# Forum Home Renovation Cladding  Corner end stops

## Muzza88

I am planning to clad my house in Duraplank or similar fibre cement weatherboards. I like the look of the American weatherboard houses with the extra details of contrasting colours. To this end, I plan to do timber corner end stops. Not just the one piece of timber but two together to make an angle. The instructions I have read on the net from the companies suggest using 70 x 25mm timber for this. Most places like Bunnings don't seem to sell any treated timber at 25mm thick. Are there places that sell 25mm treated timber or would 70 x 18mm do the job? The weatherboards will be 230 x 7.5mm. So when lapped the thickness will be about 15mm against the 18mm timber thickness. 
Any suggestions? 
Muzza

----------


## OBBob

Do you have a picture of what you are trying to achieve?

----------


## Muzza88

These are some photos that show the idea..    
Duraplank instructions say:  But I want to do the corner piece on side and front. So make an "L" shape from two pieces then attach to corner of house. Then butt weatherboards up to this. I will then paint the corner a contrasting colour like the above photos.
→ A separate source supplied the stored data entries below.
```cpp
template <int IMAGE, bool BOUNCE, bool FULL, bool NBODY = false, int ROWS = 0, bool STREAMED = false>
__global__ void __launch_bounds__(NXC_BLOCK_PERSIST)
k_const_fused(ForceK F, const unsigned char *__restrict__ blob,
              int64_t stage_bytes, int64_t n, const double *__restrict__ soa0,
              const unsigned *__restrict__ order, int64_t first_id, int64_t n_iter,
              double edge2, double *__restrict__ final_out,
              long long *__restrict__ steps_out, double *__restrict__ acc2,
              DevCounters *__restrict__ ctr, const double *__restrict__ moon_pos = nullptr,
              const long long *__restrict__ offsets = nullptr, void *__restrict__ rec = nullptr,
              const unsigned long long *__restrict__ avail = nullptr)
{
    static_assert(!(IMAGE && ROWS), "the rows pass has no image");
    static_assert(!(STREAMED && (ROWS || BOUNCE || NBODY)), "the streamed pass is the plain one");
    stage_tables_and_args(blob, stage_bytes, soa0, order, final_out, steps_out, &ctr->queue_head, n,
                          offsets, STREAMED ? avail : nullptr);
    const LutView T = lut_view(F.tab);
    ImageRegs IR{};
    if (IMAGE) IR = image_regs(lds_header().G);
    ImageQueue queue;
    unsigned my_steps = 0, my_samples = 0, my_binned = 0;
    unsigned long long my_nonfinite = 0;
    WaveQueue q;
    q.start();
    const bool want_out = __builtin_amdgcn_readfirstlane(
        (final_out != nullptr || steps_out != nullptr) ? 1 : 0) != 0;
    const int wave_off = (int)((stage_bytes + 31) & ~31ll) +
                         (threadIdx.x >> 6) * (ROWS ? NXC_WAVE_LDS_BYTES_ROWS : NXC_WAVE_LDS_BYTES);
    const int stage_off = wave_off, imgq_off = wave_off + NXC_WAVE_STAGE_BYTES;
    bool has = false, fresh = false;
    long long id = -1, row0 = 0, nrow = 0;
    double lossfrac = 0.0;
    unsigned my_overrun = 0, my_trips = 0;
    int k = 0, nbounce = 0;
    const int n_it = n_iter > 0x7fffffffll ? 0x7fffffff : (int)n_iter;
    double s[8], d[8];
#ifdef NXC_STAMPS
    unsigned long long seg[8] = {0, 0, 0, 0, 0, 0, 0, 0}, t_prev = nxc_stamp();
#endif
    for (;;) {
#ifdef NXC_REFILL_MIN
        const unsigned long long free_ = __ballot(!has);
        const bool serve = __popcll(free_) >= NXC_REFILL_MIN || free_ == ~0ull;
        const long long got = serve ? q.refill<ROWS != 0, STREAMED>(!has, stage_off, s, &row0, &nrow) : -1;
#else
        const long long got = q.refill<ROWS != 0, STREAMED>(!has, stage_off, s, &row0, &nrow);
#endif
        if (got >= 0) { id = got; k = 0; has = true; fresh = true; nbounce = 0; lossfrac = 0.0; }
        if (__ballot(has) == 0) break;
        my_trips++;
        NXC_STAMP(0);
        int p = -1;
        double rv = 0.0, fw = 0.0;
        bool inframe = false;
        float qx = 0.f, qy = 0.f, qz = 0.f;
        if (has) {
            const double before = s[7];
            if (!fresh) {
                if (NBODY) {
                    const BodyK *Bd = &lds_header().Bd;
                    const double *mp = moon_pos + (long long)k * (2 * Bd->n_moons);
                    rk5_step<false, true, FULL, true>(F, T, s, 0.0, lds_header().W, d, Bd, mp);
                    apply_fate<false, true>(s, edge2, 0ull, nbounce, my_nonfinite, Bd, mp);
                } else {
                    rk5_step<false, true, FULL>(F, T, s, 0.0, lds_header().W, d);
                    apply_fate<BOUNCE>(s, edge2, (unsigned long long)(first_id + id), nbounce, my_nonfinite);
                }
#ifdef NXC_PROBE_VMOV
                {
                    int junk;
#pragma unroll
                    for (int j = 0; j < NXC_PROBE_VMOV; j++) asm volatile("v_mov_b32 %0, 0x12345" : "=v"(junk));
                }
#endif
#ifdef NXC_PROBE_FMA
                {
                    double j0 = s[1], j1 = s[2], j2 = s[3], j3 = s[4];
#pragma unroll
                    for (int j = 0; j < NXC_PROBE_FMA / 4; j++) {
                        asm volatile("v_fma_f64 %0, %0, %0, %0" : "+v"(j0));
                        asm volatile("v_fma_f64 %0, %0, %0, %0" : "+v"(j1));
                        asm volatile("v_fma_f64 %0, %0, %0, %0" : "+v"(j2));
                        asm volatile("v_fma_f64 %0, %0, %0, %0" : "+v"(j3));
                    }
                }
#endif
                k++; my_steps++;
                if (ROWS) lossfrac = (lossfrac + before) - s[7];
            }
            NXC_STAMP(1);
            fresh = false;
            const bool live = s[7] > 0.0;
            if (ROWS && live) {
                if (k < nrow) store_record<ROWS>(rec, row0 + k, s, lossfrac, id);
                else my_overrun++;
            }
            if (IMAGE && live) {
                my_samples++;
// ... 228 lines not shown
        if (__ballot(has) == 0) {
            if (!FAIR || !keeper || settled) break;
            const int simd = hw_simd();
            bool open = false;
            if (lane < nw) {
                const unsigned c = M.ld(M.hdr(lane));
                open = c == NXC_VAR_PENDING || (c != 0u && M.hdr(lane)[1] == (unsigned)simd && M.hdr(lane)[2] == 0u);
            }
            if (__ballot(open) == 0) break;
            __builtin_amdgcn_s_sleep(8);
            continue;
        }
        my_trips++;
        if (FAIR && !settled && (my_trips & 3u) == 0) {
            const unsigned long long t = __builtin_amdgcn_s_memrealtime();
            const int pr = (int)(((t >> NXC_VAR_PRIO_SHIFT) + (unsigned long long)hw_slot()) % 3ull);
            if (pr != prio) {
                prio = pr;
                if (pr == 2) __builtin_amdgcn_s_setprio(2);
                else if (pr == 1) __builtin_amdgcn_s_setprio(1);
                else __builtin_amdgcn_s_setprio(0);
            }
        }
        if (has) {
            bool done = !(s[0] > resolution && s[7] > 0.0);
            if (!done && it >= max_steps) { my_unfinished++; done = true; }
            if (!done) {
                const double h = __builtin_fmin(s[0], hs);
                if (!(h > 0.0)) { my_bad++; done = true; }
                else {
                    double t[8], d[8];
#pragma unroll
                    for (int c = 0; c < 8; c++) t[c] = s[c];
                    rk5_step<true, false, FULL>(F, T, t, h, StepW{}, d);
                    my_steps++; it++;
                    const double fscale = resf + __builtin_fabs(t[7]) * resf;
                    double e = d[0];
                    bool finite = true;
#pragma unroll
                    for (int c = 1; c <= 7; c++) {
                        const double scale = c <= 3 ? resx + __builtin_fabs(t[c]) * resx
                                           : c <= 6 ? resv + __builtin_fabs(t[c]) * resv : fscale;
                        const double q = nxc_div(d[c], scale);
                        finite = finite && (__builtin_fabs(q) <= 1.7976931348623157e308);
                        e = __builtin_fmax(e, q);
                    }
                    if (!finite) e = __builtin_nan("");
                    if (!(__builtin_fabs(e) <= 1.7976931348623157e308)) { my_nonfinite++; done = true; }
                    else {
                        if (t[7] < 0.0 && e < 1.0) my_neg++;
                        if ((t[7] - s[7] > fscale) && (e > 1.0)) e = 1.1;
                        double hold = h;
                        if (e < 1e-7) { e = 1.0; hold = h * 10; }
                        if (e < 1.0) {
                            { int nb_ = 0; apply_fate<false>(t, outeredge, 0ull, nb_, my_nonfinite); }
#pragma unroll
                            for (int c = 0; c < 8; c++) s[c] = t[c];
                        } else {
                            const double hn = 0.95 * hold * nxc_pow_m025(e);
                            if (!(__builtin_fabs(hn) <= 1.7976931348623157e308)) { my_bad++; done = true; }
                            else hs = __builtin_fmax(hn, 0.1 * hold);
                        }
                    }
                }
            }
            if (done) {
#pragma unroll
// ... 2046 lines not shown
```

So the same colour as the window frames. 
Muzza

----------


## jimfish

You could get some 45x45 or 70x70 and rip the back out to make a one piece external corner moulding  
Sent from my iPad using Tapatalk

----------


## OBBob

Yeah,  otherwise just get the closest standard size that'll protrude from the weatherboard and join. The ripping idea would probably weather better.

----------